Exactly and without additions, transcribe the line that contains "else if (path == PATH_B4)" and every line after it in the data.

Stored entries
========

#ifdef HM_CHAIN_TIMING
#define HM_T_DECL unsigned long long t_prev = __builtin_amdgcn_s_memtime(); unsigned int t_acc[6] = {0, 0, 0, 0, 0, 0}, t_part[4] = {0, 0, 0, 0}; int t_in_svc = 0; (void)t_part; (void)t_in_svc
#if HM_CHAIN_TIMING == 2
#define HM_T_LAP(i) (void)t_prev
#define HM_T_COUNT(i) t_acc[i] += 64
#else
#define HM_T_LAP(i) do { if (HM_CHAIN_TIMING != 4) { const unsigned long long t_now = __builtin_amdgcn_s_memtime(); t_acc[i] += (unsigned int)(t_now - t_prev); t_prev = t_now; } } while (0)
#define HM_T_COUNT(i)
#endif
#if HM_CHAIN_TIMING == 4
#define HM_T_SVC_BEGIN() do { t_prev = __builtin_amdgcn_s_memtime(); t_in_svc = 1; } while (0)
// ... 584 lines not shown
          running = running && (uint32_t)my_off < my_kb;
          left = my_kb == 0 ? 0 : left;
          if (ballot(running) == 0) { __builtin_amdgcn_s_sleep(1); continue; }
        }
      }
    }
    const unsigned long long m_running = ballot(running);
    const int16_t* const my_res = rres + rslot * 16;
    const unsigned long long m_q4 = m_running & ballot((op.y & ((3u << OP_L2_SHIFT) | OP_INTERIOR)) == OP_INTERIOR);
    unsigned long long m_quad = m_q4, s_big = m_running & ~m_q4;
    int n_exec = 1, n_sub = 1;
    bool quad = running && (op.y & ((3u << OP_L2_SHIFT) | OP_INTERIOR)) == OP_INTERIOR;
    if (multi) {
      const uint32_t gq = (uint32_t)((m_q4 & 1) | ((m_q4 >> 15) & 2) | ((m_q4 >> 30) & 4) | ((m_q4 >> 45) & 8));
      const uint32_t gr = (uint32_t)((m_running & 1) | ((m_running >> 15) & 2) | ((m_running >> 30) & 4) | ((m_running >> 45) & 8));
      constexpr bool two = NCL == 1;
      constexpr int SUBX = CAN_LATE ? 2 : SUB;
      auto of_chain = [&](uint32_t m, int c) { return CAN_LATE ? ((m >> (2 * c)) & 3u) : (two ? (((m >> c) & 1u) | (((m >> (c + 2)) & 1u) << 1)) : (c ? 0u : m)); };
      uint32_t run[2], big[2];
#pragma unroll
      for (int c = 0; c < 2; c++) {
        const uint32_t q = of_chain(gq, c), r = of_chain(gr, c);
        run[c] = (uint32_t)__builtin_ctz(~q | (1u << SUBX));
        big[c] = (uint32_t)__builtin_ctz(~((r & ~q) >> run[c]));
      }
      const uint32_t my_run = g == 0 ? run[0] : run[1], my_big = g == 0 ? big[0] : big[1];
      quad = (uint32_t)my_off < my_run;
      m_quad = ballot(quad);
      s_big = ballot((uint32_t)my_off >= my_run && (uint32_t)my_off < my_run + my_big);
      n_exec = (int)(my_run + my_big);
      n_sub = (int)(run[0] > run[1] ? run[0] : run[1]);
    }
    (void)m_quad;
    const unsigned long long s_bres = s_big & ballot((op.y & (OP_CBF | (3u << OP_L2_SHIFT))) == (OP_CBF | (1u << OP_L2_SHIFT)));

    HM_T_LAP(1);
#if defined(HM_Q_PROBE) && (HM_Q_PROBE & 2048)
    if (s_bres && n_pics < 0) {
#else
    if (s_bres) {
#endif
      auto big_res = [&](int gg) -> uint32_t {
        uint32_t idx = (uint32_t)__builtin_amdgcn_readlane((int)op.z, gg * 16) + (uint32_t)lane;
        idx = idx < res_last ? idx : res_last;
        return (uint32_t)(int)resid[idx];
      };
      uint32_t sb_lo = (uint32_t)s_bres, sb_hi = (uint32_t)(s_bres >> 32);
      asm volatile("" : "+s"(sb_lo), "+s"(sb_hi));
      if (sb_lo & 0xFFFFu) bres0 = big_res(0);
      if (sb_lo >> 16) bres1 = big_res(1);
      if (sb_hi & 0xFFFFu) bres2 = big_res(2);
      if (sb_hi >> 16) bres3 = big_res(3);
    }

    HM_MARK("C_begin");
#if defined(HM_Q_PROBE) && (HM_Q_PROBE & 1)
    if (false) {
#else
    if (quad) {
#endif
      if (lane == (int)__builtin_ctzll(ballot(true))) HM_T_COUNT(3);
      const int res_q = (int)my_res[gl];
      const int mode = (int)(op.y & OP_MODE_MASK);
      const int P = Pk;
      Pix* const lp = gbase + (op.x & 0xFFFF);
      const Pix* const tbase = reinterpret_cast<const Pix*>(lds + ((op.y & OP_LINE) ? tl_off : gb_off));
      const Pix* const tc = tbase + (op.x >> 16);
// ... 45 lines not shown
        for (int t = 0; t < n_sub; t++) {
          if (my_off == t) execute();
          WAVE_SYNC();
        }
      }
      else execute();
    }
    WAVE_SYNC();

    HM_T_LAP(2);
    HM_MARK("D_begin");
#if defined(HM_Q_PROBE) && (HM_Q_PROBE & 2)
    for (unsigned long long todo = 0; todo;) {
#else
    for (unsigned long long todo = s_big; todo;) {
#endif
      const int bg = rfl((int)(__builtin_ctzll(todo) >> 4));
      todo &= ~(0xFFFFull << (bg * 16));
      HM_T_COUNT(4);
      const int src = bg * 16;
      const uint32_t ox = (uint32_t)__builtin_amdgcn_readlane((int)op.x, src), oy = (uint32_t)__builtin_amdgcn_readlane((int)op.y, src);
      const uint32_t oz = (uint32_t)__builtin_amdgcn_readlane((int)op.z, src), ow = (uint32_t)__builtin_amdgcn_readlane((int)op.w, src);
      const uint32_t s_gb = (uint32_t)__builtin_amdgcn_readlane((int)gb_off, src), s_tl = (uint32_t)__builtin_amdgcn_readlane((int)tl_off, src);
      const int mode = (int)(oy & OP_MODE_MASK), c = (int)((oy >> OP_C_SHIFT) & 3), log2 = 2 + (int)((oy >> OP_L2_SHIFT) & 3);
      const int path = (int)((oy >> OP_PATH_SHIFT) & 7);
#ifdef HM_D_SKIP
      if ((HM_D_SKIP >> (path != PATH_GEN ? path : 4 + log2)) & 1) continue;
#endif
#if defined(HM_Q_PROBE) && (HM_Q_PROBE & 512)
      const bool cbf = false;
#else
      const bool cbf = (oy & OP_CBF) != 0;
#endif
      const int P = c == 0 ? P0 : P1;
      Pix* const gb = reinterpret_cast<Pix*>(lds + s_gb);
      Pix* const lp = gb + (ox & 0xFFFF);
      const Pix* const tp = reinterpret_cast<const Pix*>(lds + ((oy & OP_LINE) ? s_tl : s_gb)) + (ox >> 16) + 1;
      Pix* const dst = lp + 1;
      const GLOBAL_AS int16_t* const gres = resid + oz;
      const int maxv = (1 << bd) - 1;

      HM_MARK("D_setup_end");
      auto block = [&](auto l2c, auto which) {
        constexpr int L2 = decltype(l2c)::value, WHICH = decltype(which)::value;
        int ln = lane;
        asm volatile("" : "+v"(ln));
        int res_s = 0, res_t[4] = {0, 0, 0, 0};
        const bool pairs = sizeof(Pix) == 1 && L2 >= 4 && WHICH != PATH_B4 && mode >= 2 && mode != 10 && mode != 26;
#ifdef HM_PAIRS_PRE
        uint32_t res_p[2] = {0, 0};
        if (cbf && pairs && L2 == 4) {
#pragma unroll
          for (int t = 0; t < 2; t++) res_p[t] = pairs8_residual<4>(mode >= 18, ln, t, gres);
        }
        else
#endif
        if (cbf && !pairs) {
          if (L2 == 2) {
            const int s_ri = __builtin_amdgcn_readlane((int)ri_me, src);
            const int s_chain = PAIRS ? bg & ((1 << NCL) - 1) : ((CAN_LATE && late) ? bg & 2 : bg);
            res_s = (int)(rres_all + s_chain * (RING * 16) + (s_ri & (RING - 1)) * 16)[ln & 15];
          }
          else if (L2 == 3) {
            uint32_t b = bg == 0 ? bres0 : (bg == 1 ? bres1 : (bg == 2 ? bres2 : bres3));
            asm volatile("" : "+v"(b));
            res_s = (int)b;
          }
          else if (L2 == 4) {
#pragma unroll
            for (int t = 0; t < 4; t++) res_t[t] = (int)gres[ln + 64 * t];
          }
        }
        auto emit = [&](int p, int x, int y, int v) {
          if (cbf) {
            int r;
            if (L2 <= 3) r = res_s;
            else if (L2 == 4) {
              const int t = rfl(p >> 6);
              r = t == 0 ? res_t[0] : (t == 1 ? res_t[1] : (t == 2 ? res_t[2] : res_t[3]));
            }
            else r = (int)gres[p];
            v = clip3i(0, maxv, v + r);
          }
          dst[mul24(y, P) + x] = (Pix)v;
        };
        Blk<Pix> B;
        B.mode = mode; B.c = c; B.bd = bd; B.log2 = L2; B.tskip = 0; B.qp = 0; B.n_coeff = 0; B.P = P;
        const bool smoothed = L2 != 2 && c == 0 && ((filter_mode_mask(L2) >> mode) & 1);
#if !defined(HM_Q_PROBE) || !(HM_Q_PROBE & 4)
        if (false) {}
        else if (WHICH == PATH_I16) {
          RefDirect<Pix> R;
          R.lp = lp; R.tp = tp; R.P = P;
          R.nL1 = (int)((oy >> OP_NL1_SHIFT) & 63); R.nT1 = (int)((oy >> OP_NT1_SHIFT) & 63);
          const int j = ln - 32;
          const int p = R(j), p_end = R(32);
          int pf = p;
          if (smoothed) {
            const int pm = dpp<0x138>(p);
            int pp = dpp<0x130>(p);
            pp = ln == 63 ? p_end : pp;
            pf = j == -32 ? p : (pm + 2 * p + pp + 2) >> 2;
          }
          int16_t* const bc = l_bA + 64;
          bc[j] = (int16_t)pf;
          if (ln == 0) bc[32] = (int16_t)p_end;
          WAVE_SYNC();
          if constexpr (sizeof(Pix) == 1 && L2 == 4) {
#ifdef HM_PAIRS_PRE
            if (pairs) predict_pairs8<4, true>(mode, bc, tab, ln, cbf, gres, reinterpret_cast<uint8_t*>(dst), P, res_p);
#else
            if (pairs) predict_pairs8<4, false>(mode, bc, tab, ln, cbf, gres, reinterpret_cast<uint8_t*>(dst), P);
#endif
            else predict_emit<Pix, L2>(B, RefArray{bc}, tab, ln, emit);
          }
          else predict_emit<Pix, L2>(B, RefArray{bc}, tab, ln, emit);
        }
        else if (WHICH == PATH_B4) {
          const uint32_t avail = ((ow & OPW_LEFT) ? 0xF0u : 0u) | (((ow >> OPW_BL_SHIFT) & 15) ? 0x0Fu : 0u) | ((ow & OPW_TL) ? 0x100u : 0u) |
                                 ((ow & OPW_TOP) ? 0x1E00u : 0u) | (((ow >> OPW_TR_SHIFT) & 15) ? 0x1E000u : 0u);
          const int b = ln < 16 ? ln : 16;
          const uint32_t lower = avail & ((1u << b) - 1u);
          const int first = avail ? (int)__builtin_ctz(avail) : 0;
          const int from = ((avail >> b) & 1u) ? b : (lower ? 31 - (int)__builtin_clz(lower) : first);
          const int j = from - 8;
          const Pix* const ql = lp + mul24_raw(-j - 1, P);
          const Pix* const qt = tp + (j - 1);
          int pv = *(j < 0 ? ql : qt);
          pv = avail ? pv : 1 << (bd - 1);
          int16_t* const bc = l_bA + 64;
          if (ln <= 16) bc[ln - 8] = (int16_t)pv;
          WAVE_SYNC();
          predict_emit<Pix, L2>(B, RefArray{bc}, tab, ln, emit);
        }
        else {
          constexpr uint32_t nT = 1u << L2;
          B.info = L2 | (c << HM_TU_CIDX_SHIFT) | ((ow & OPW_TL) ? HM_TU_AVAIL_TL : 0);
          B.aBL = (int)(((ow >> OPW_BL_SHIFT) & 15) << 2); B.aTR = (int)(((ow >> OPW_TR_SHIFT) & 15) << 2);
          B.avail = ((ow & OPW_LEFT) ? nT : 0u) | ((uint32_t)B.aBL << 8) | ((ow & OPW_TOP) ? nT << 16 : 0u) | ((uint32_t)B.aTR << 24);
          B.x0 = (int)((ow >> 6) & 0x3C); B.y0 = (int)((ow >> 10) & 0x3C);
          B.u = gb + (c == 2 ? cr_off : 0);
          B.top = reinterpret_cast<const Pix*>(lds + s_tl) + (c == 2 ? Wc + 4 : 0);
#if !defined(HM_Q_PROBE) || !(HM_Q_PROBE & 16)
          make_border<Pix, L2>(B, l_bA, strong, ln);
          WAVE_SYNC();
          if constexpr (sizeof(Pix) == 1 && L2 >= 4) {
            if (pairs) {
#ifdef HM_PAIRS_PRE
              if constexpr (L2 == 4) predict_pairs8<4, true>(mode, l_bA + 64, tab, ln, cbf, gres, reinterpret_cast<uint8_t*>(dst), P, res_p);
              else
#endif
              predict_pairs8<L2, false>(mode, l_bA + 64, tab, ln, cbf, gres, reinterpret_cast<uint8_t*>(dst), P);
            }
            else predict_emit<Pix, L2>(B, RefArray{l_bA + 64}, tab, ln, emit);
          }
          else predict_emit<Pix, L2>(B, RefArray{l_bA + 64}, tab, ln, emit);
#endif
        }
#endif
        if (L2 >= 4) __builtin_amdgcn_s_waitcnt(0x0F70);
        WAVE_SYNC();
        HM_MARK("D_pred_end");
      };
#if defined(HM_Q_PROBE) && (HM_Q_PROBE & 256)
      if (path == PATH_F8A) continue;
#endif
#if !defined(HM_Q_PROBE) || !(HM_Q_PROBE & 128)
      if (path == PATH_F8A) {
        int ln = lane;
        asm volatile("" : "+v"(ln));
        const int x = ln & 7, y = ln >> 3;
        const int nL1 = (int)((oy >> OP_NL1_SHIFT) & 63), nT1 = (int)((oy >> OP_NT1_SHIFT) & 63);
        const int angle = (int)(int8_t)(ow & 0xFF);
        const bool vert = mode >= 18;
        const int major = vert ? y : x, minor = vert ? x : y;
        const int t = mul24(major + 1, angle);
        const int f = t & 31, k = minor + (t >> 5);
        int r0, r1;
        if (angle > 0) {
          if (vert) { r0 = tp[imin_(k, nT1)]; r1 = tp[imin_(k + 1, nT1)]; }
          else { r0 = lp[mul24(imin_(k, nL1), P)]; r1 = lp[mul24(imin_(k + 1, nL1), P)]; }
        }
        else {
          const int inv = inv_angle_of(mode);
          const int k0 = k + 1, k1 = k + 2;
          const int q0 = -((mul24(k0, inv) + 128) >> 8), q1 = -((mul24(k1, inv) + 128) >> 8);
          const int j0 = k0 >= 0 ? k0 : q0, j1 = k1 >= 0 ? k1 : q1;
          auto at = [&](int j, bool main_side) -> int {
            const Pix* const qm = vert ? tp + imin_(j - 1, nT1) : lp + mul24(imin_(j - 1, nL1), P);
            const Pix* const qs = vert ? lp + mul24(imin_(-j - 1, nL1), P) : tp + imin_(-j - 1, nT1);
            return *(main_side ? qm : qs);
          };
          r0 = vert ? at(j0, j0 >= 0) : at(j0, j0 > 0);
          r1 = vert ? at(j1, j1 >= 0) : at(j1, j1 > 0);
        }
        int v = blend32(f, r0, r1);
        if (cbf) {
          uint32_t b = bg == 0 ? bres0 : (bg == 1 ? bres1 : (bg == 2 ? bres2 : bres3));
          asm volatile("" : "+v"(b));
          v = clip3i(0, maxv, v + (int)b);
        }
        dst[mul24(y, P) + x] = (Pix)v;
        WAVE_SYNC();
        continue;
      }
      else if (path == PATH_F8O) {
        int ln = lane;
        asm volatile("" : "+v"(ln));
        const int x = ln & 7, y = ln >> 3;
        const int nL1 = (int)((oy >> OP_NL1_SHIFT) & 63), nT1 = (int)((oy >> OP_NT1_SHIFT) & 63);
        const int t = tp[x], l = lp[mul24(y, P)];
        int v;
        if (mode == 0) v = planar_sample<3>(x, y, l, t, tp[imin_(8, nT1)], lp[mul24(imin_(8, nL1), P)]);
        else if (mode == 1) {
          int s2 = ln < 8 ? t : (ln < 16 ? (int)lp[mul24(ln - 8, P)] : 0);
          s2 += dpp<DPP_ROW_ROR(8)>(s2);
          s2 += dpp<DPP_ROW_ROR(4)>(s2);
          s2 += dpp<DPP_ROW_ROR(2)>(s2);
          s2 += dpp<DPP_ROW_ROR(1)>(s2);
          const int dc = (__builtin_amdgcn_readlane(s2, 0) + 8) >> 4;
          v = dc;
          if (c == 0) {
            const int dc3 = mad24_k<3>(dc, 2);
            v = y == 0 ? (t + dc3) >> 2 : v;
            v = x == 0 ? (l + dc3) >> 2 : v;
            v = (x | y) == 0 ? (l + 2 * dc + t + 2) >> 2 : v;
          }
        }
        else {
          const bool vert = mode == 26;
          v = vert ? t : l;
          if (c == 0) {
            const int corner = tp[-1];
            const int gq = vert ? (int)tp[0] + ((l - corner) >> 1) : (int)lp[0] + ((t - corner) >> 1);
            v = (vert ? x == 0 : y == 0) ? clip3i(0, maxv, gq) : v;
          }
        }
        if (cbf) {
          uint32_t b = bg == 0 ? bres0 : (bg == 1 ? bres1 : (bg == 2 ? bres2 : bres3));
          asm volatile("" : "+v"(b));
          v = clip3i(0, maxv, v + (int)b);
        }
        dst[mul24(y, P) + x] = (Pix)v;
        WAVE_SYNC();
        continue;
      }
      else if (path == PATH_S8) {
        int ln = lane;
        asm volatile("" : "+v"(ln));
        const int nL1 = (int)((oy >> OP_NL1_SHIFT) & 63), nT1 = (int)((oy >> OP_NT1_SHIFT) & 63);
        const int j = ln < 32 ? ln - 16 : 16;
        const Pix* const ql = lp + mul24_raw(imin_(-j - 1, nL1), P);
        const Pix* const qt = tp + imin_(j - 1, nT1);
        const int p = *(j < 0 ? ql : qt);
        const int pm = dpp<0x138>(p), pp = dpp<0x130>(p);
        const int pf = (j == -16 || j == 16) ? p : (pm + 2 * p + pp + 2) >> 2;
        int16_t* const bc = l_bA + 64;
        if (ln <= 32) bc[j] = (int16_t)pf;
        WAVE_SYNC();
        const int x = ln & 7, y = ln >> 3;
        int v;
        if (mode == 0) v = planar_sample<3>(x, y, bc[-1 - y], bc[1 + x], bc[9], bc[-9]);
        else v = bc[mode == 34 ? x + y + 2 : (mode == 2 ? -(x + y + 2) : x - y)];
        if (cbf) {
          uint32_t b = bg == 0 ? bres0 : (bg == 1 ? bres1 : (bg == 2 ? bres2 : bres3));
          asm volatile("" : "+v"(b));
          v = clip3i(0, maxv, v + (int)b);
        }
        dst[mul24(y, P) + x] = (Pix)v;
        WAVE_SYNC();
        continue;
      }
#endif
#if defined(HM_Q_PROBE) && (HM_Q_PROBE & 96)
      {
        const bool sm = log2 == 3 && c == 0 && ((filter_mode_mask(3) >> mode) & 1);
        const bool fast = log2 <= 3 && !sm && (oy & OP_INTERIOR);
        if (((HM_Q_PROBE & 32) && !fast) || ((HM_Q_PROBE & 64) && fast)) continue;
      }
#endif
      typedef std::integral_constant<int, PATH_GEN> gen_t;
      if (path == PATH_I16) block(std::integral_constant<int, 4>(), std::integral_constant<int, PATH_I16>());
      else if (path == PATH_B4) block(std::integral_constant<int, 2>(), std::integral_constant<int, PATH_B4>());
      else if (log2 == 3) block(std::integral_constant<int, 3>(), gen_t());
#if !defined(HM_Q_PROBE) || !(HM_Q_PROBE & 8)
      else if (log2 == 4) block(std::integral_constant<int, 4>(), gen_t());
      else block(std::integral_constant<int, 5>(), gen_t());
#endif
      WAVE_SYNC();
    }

========

» Response for this exercise
      else if (path == PATH_B4) block(std::integral_constant<int, 2>(), std::integral_constant<int, PATH_B4>());
      else if (log2 == 3) block(std::integral_constant<int, 3>(), gen_t());
#if !defined(HM_Q_PROBE) || !(HM_Q_PROBE & 8)
      else if (log2 == 4) block(std::integral_constant<int, 4>(), gen_t());
      else block(std::integral_constant<int, 5>(), gen_t());
#endif
      WAVE_SYNC();
    }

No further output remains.